Législation suisse obsolète
En effet, dans le Code pénal suisse actuel, la pénétration anale, orale ou vaginale sans consentement n'est toujours pas considérée comme un viol (art. 190 CP). De plus, pour que l’acte soit qualifié de contrainte sexuelle ou de viol, il doit toujours y avoir un moyen de coercition: l'auteur doit « user de menace ou de violence » ou « exercer des pressions d’ordre psychique » ou encore « mettre sa victime hors d’état de résister ». S'il n'y a pas de moyens de coercition, l'infraction n'est alors pas considérée comme une contrainte sexuelle ou un viol en Suisse – même si la victime a clairement dit non.

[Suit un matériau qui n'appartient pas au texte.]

template <bool POOL, int NPL>
__global__ __launch_bounds__(NT, 1) void stem_x6_kernel(const StemX6Args a) {
    auto pair_off = [](int p) constexpr { return pair_off_t<PH>(p); };
    constexpr int WB = NPL == 3 ? WBYTES : WBYTES2, NPR = NPL == 3 ? 6 : 3;
    constexpr bool PRE = NPL == 2 && STEM_PRESPLIT;
    __shared__ __attribute__((aligned(16))) float s_patch[2][PATCH];
    __shared__ __attribute__((aligned(16))) uint8_t s_w[WB];
    __shared__ unsigned s_pmax[2][NW];
    const int tid = threadIdx.x, lane = tid & 63, wave = tid >> 6;
    const int l31 = lane & 31, half = lane >> 5;
    const int grp = blockIdx.y;
    const int tpi = a.tiles_x * a.tiles_y;
    const int total = a.n * tpi;
    const float* xg = a.x + grp * a.gx;
    const bool raw = a.scale == nullptr;
    float* y = a.y + (int64_t)grp * a.n * (POOL ? (a.ho >> 1) * (a.wo >> 1) : a.ho * a.wo) * 64;

    int p_lds[PLOADS], p_ci[PLOADS], p_py[PLOADS], p_px[PLOADS];
#pragma unroll
    for (int u = 0; u < PLOADS; ++u) {
        const int i = tid + NT * u;
        const int ci = i / (PH * PWS);
        const int r = i - ci * PH * PWS;
        p_ci[u] = ci; p_py[u] = r / PWS; p_px[u] = r - p_py[u] * PWS;
        p_lds[u] = (i < PATCH) ? i : -1;
    }
    auto fetch = [&](int tile, float (&v)[PLOADS]) {
        const int n = tile / tpi;
        const int t = tile - n * tpi;
        const int ty = t / a.tiles_x, tx = t - ty * a.tiles_x;
        const int iy0 = 2 * ty * TH - 3, ix0 = 2 * tx * TW - 3;
        const float* img = xg + egr_map(a.xmap, n);
#pragma unroll
        for (int u = 0; u < PLOADS; ++u) {
            const int iy = iy0 + p_py[u], ix = ix0 + p_px[u];
            const bool ok = p_lds[u] >= 0 && p_px[u] < PW && iy >= 0 && iy < a.h && ix >= 0 && ix < a.w;
            v[u] = ok ? img[((int64_t)p_ci[u] * a.h + iy) * a.w + ix] : 0.f;
        }
    };
    auto park = [&](int buf, const float (&v)[PLOADS]) {
        float m = 0.f;
#pragma unroll
        for (int u = 0; u < PLOADS; ++u)
            if (p_lds[u] >= 0) {
                s_patch[buf][p_lds[u]] = v[u];
                m = fmaxf(m, fabsf(v[u]));
            }
        if constexpr (NPL == 2) {
            m = wave_max(m);
            if (lane == 0) s_pmax[buf][wave] = __float_as_uint(m);
        }
    };
    int q_geo[PRE ? PPAIRS : 1];
    if constexpr (PRE) {
#pragma unroll
        for (int u = 0; u < PPAIRS; ++u) {
            const int i = 2 * (tid + NT * u);
            const int ci = i / (PH * PWS);
            const int r = i - ci * PH * PWS;
            const int py = r / PWS;
            q_geo[u] = (i < PATCH) ? ((ci << 16) | (py << 8) | (r - py * PWS)) : -1;
        }
    }
    auto fetch2 = [&](int tile, float (&v)[2 * PPAIRS]) {
        const int n = tile / tpi;
        const int t = tile - n * tpi;
        const int ty = t / a.tiles_x, tx = t - ty * a.tiles_x;
        const int iy0 = 2 * ty * TH - 3, ix0 = 2 * tx * TW - 3;
        const float* img = xg + egr_map(a.xmap, n);
#pragma unroll
        for (int u = 0; u < (PRE ? PPAIRS : 1); ++u) {
            const int g = q_geo[u], q_ci = g >> 16, q_py = (g >> 8) & 255, q_px = g & 255;
            const int iy = iy0 + q_py, ix = ix0 + q_px;
            const bool rowok = g >= 0 && iy >= 0 && iy < a.h;
            const float* rp = img + ((int64_t)q_ci * a.h + iy) * a.w + ix;
            v[2 * u] = (rowok && q_px < PW && ix >= 0 && ix < a.w) ? rp[0] : 0.f;
            v[2 * u + 1] = (rowok && q_px + 1 < PW && ix + 1 >= 0 && ix + 1 < a.w) ? rp[1] : 0.f;
        }
    };
    auto publish_max = [&](int buf, const float (&v)[2 * PPAIRS]) {
        float m = 0.f;
#pragma unroll
        for (int u = 0; u < 2 * PPAIRS; ++u) m = fmaxf(m, fabsf(v[u]));
        m = wave_max(m);
        if (lane == 0) s_pmax[buf][wave] = __float_as_uint(m);
    };
    auto park2 = [&](int buf, const float (&v)[2 * PPAIRS], float psc_) {
        unsigned* const ph = reinterpret_cast<unsigned*>(s_patch[buf]);
#pragma unroll
        for (int u = 0; u < (PRE ? PPAIRS : 1); ++u)
            if (q_geo[u] >= 0) {
                unsigned h, l;
                split2_f16(v[2 * u], v[2 * u + 1], psc_, h, l);
                ph[tid + NT * u] = h;
                ph[PATCH / 2 + tid + NT * u] = l;
            }
    };
    auto patch_scale = [&](int buf, float& s, float& inv) {
        unsigned m = s_pmax[buf][lane & (NW - 1)];
#pragma unroll
        for (int o = NW / 2; o > 0; o >>= 1) {
            const unsigned other = (unsigned)__shfl_xor((int)m, o, 64);
            m = other > m ? other : m;
        }
        pow2_prescale(__builtin_amdgcn_readfirstlane(m), s, inv);
    };

    {
        const u32x4* src = reinterpret_cast<const u32x4*>(a.w6 + (int64_t)grp * WB);
        for (int i = tid; i < WB / 16; i += NT) reinterpret_cast<u32x4*>(s_w)[i] = src[i];
    }
    float pv[PRE ? 1 : PLOADS];
    float pv2[PRE ? 2 * PPAIRS : 1];
    float psc = 1.f, pinv = 1.f;
    int tile = blockIdx.x;
    if constexpr (PRE) {
        if (tile < total) {
            fetch2(tile, pv2);
            publish_max(0, pv2);
        }
        __syncthreads();
        if (tile < total) {
            patch_scale(0, psc, pinv);
            park2(0, pv2, psc);
        }
    } else {
        if (tile < total) {
            fetch(tile, pv);
            park(0, pv);
        }
    }
    __syncthreads();

    const int abase0 = (2 * (2 * wave)) * PWS + 2 * l31;
    const int abase1 = (2 * (2 * wave + 1)) * PWS + 2 * l31;
    float sc[2], sh[2];
#pragma unroll
    for (int j = 0; j < 2; ++j) {
        sc[j] = raw ? 1.f : a.scale[grp * 64 + 2 * l31 + j];
        sh[j] = raw ? 0.f : a.shift[grp * 64 + 2 * l31 + j];
    }
    float wds[2] = {1.f, 1.f};
    if constexpr (NPL == 2) {
        wds[0] = a.wds[grp * 64 + 2 * l31];
        wds[1] = a.wds[grp * 64 + 2 * l31 + 1];
    }

    int buf = 0;
    float amx = 0.f;
    for (; tile < total; tile += gridDim.x, buf ^= 1) {
        const int next = tile + gridDim.x;
        if (next < total) {
            if constexpr (PRE) fetch2(next, pv2);
            else fetch(next, pv);
        }
        const float* sp = s_patch[buf];
        if constexpr (NPL == 2 && !PRE) patch_scale(buf, psc, pinv);
        const float pinv_cur = pinv;
        f32x16 acc[2][2];
#pragma unroll
        for (int i = 0; i < 2; ++i)
#pragma unroll
            for (int j = 0; j < 2; ++j)
#pragma unroll
                for (int r = 0; r < 16; ++r) acc[i][j][r] = 0.f;

        f32x2 raw_a[2][4];
        u32x4 sa[2][2][NPL];
        u32x4 bfr[2][2][NPL];
        auto read_a_pre = [&](int s, int par) {
            const int ao = half ? pair_off(2 * s + 1) : pair_off(2 * s);
            const unsigned* const ph = reinterpret_cast<const unsigned*>(sp);
            const unsigned* h0 = ph + ((abase0 + ao) >> 1);
            const unsigned* h1 = ph + ((abase1 + ao) >> 1);
#pragma unroll
            for (int e = 0; e < 4; ++e) {
                sa[par][0][0][e] = h0[e];
                sa[par][0][1][e] = h0[PATCH / 2 + e];
                sa[par][1][0][e] = h1[e];
                sa[par][1][1][e] = h1[PATCH / 2 + e];
            }
        };
        auto read_a = [&](int s) {
            const int ao = half ? pair_off(2 * s + 1) : pair_off(2 * s);
            const float* q0 = sp + abase0 + ao;
            const float* q1 = sp + abase1 + ao;
#pragma unroll
            for (int e = 0; e < 4; ++e) {
                raw_a[0][e] = *reinterpret_cast<const f32x2*>(q0 + 2 * e);
                raw_a[1][e] = *reinterpret_cast<const f32x2*>(q1 + 2 * e);
            }
        };
        auto read_b = [&](int s, int par) {
#pragma unroll
            for (int j = 0; j < 2; ++j)
#pragma unroll
                for (int pl = 0; pl < NPL; ++pl)
                    bfr[par][j][pl] = *reinterpret_cast<const u32x4*>(s_w + ((s * 2 + j) * NPL + pl) * 1024 + lane * 16);
        };
        auto split_pair = [&](int par, int i, int e) {
            const float v0 = raw_a[i][e][0], v1 = raw_a[i][e][1];
            if constexpr (NPL == 3) {
                const unsigned h = cvt_pk_bf16(v0, v1);
                const float r0 = v0 - bf16_lo_f32(h), r1 = v1 - bf16_hi_f32(h);
                const unsigned m = cvt_pk_bf16(r0, r1);
                sa[par][i][0][e] = h;
                sa[par][i][1][e] = m;
                sa[par][i][2][e] = cvt_pk_bf16(r0 - bf16_lo_f32(m), r1 - bf16_hi_f32(m));
            } else {
                unsigned h, l;
                split2_f16(v0, v1, psc, h, l);
                sa[par][i][0][e] = h;
                sa[par][i][1][e] = l;
            }
        };
        if constexpr (PRE) {
            read_a_pre(0, 0);
        } else {
            read_a(0);
        }
        read_b(0, 0);
        if constexpr (!PRE) {
#pragma unroll
            for (int c = 0; c < 8; ++c) split_pair(0, c >> 2, c & 3);
        }
#pragma unroll
        for (int s = 0; s < KS; ++s) {
            const int par = s & 1;
            if (s + 1 < KS) {
                if constexpr (PRE) read_a_pre(s + 1, par ^ 1);
                else read_a(s + 1);
                read_b(s + 1, par ^ 1);
            }
            __builtin_amdgcn_sched_barrier(0);
            constexpr int PA[6] = {NPL == 3 ? 2 : 1, 0, NPL == 3 ? 1 : 0, 1, 0, 0}, PB[6] = {0, NPL == 3 ? 2 : 1, NPL == 3 ? 1 : 0, 0, 1, 0};
            constexpr int EVERY = NPL == 3 ? 3 : 1;
            int nm = 0;
#pragma unroll
            for (int t = 0; t < NPR; ++t)
#pragma unroll
                for (int i = 0; i < 2; ++i)
#pragma unroll
                    for (int j = 0; j < 2; ++j, ++nm) {
                        if constexpr (NPL == 3)
                            acc[i][j] = __builtin_amdgcn_mfma_f32_32x32x16_bf16(__builtin_bit_cast(bf16x8, sa[par][i][PA[t]]),
                                                                                __builtin_bit_cast(bf16x8, bfr[par][j][PB[t]]), acc[i][j], 0, 0, 0);
                        else
                            acc[i][j] = __builtin_amdgcn_mfma_f32_32x32x16_f16(__builtin_bit_cast(f16x8, sa[par][i][PA[t]]),
                                                                               __builtin_bit_cast(f16x8, bfr[par][j][PB[t]]), acc[i][j], 0, 0, 0);
                        if (!PRE && s + 1 < KS && nm % EVERY == EVERY - 1 && nm / EVERY < 8) {
                            const int c = nm / EVERY;
                            split_pair(par ^ 1, c >> 2, c & 3);
                            __builtin_amdgcn_sched_barrier(0);
                        }
                    }
        }
        if constexpr (NPL == 2) {
#pragma unroll
            for (int i = 0; i < 2; ++i)
#pragma unroll
                for (int j = 0; j < 2; ++j) {
                    const float dsc = pinv_cur * wds[j];
#pragma unroll
                    for (int r = 0; r < 16; ++r) acc[i][j][r] *= dsc;
                }
        }

        const int n = tile / tpi;
        const int t = tile - n * tpi;
        const int ty = t / a.tiles_x, tx = t - ty * a.tiles_x;
        const int oy0 = ty * TH, ox0 = tx * TW;
#ifdef STEM_SKIP_EPI
        if (acc[0][0][0] + acc[0][1][1] + acc[1][0][2] + acc[1][1][3] == 12345.f) y[tid] = 1.f;
        if constexpr (PRE) {
            if (next < total) publish_max(buf ^ 1, pv2);
            __syncthreads();
            if (next < total) { patch_scale(buf ^ 1, psc, pinv); park2(buf ^ 1, pv2, psc); }
        } else {
            if (next < total) park(buf ^ 1, pv);
        }
        __syncthreads();
        continue;
#endif
        if constexpr (POOL) {
            StemPool<NW> pool;
            pool.reduce(acc, sc, sh, half);
            if constexpr (PRE) {
                if (next < total) publish_max(buf ^ 1, pv2);
            }
            __syncthreads();
            pool.publish(s_patch[buf], wave, l31, half);
            if constexpr (PRE) {
                if (next < total) { patch_scale(buf ^ 1, psc, pinv); park2(buf ^ 1, pv2, psc); }
            } else {
                if (next < total) park(buf ^ 1, pv);
            }
            __syncthreads();
            pool.finish(s_patch[buf], wave, l31, half, y, n, oy0, ox0, a.ho >> 1, a.wo >> 1);
            amx = fmaxf(amx, pool.amx);
        } else {
#pragma unroll
            for (int i = 0; i < 2; ++i) {
                const int oy = oy0 + 2 * wave + i;
#pragma unroll
                for (int r = 0; r < 16; ++r) {
                    const int ox = ox0 + (r & 3) + 8 * (r >> 2) + 4 * half;
                    f32x2 v;
                    v[0] = acc[i][0][r] * sc[0] + sh[0];
                    v[1] = acc[i][1][r] * sc[1] + sh[1];
                    if (!raw) {
                        v[0] = v[0] > 0.f ? v[0] : 0.f;
                        v[1] = v[1] > 0.f ? v[1] : 0.f;
                    }
                    *reinterpret_cast<f32x2*>(&y[(((int64_t)n * a.ho + oy) * a.wo + ox) * 64 + 2 * l31]) = v;
                }
            }
            if constexpr (PRE) {
                if (next < total) publish_max(buf ^ 1, pv2);
                __syncthreads();
                if (next < total) { patch_scale(buf ^ 1, psc, pinv); park2(buf ^ 1, pv2, psc); }
            } else {
                if (next < total) park(buf ^ 1, pv);
            }
            __syncthreads();
        }
    }
    if (POOL && a.amax_out) {
        amx = wave_max(amx);
        if (lane == 0 && amx > 0.f)
            __hip_atomic_fetch_max(a.amax_out + ((blockIdx.x * NW + wave) & 63), __float_as_uint(amx), __ATOMIC_RELAXED, __HIP_MEMORY_SCOPE_AGENT);
    }
}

Réponses insatisfaisantes du Conseil fédéral
Alors que des parlementaires de différentes couleurs politiques ont demandé ces derniers mois au Conseil fédéral de se positionner quant aux réformes nécessaires en Suisse au vu de la ratification de la Convention d’Istanbul, les réponses reçues peinent à convaincre. Comment est-il possible que la législation suisse soit conforme à la Convention d’Istanbul si d’autres pays européens ayant des définitions du viol similaires ont déjà été rappelés à l’ordre par le groupe d’experts veillant à la mise en œuvre de cette Convention ? Et comment se fait-il que le Conseil fédéral décide délibérément d’ignorer les voix d’acteurs divers qui exigent une réforme de la définition du viol, dont notamment la majorité des professeur∙e∙s de droit pénal de Suisse et les centres d’aide aux victimes ? Il est à espérer que le Conseil fédéral et le Parlement ne suivent pas uniquement avec intérêt les récentes discussions en cours dans d’autres pays européens, mais qu’ils s’en inspirent enfin pour concrétiser un projet de réforme du code pénal qui protège davantage le droit à l’autodétermination sexuelle et garantisse un meilleur accès à la justice pour les victimes de violences sexuelles.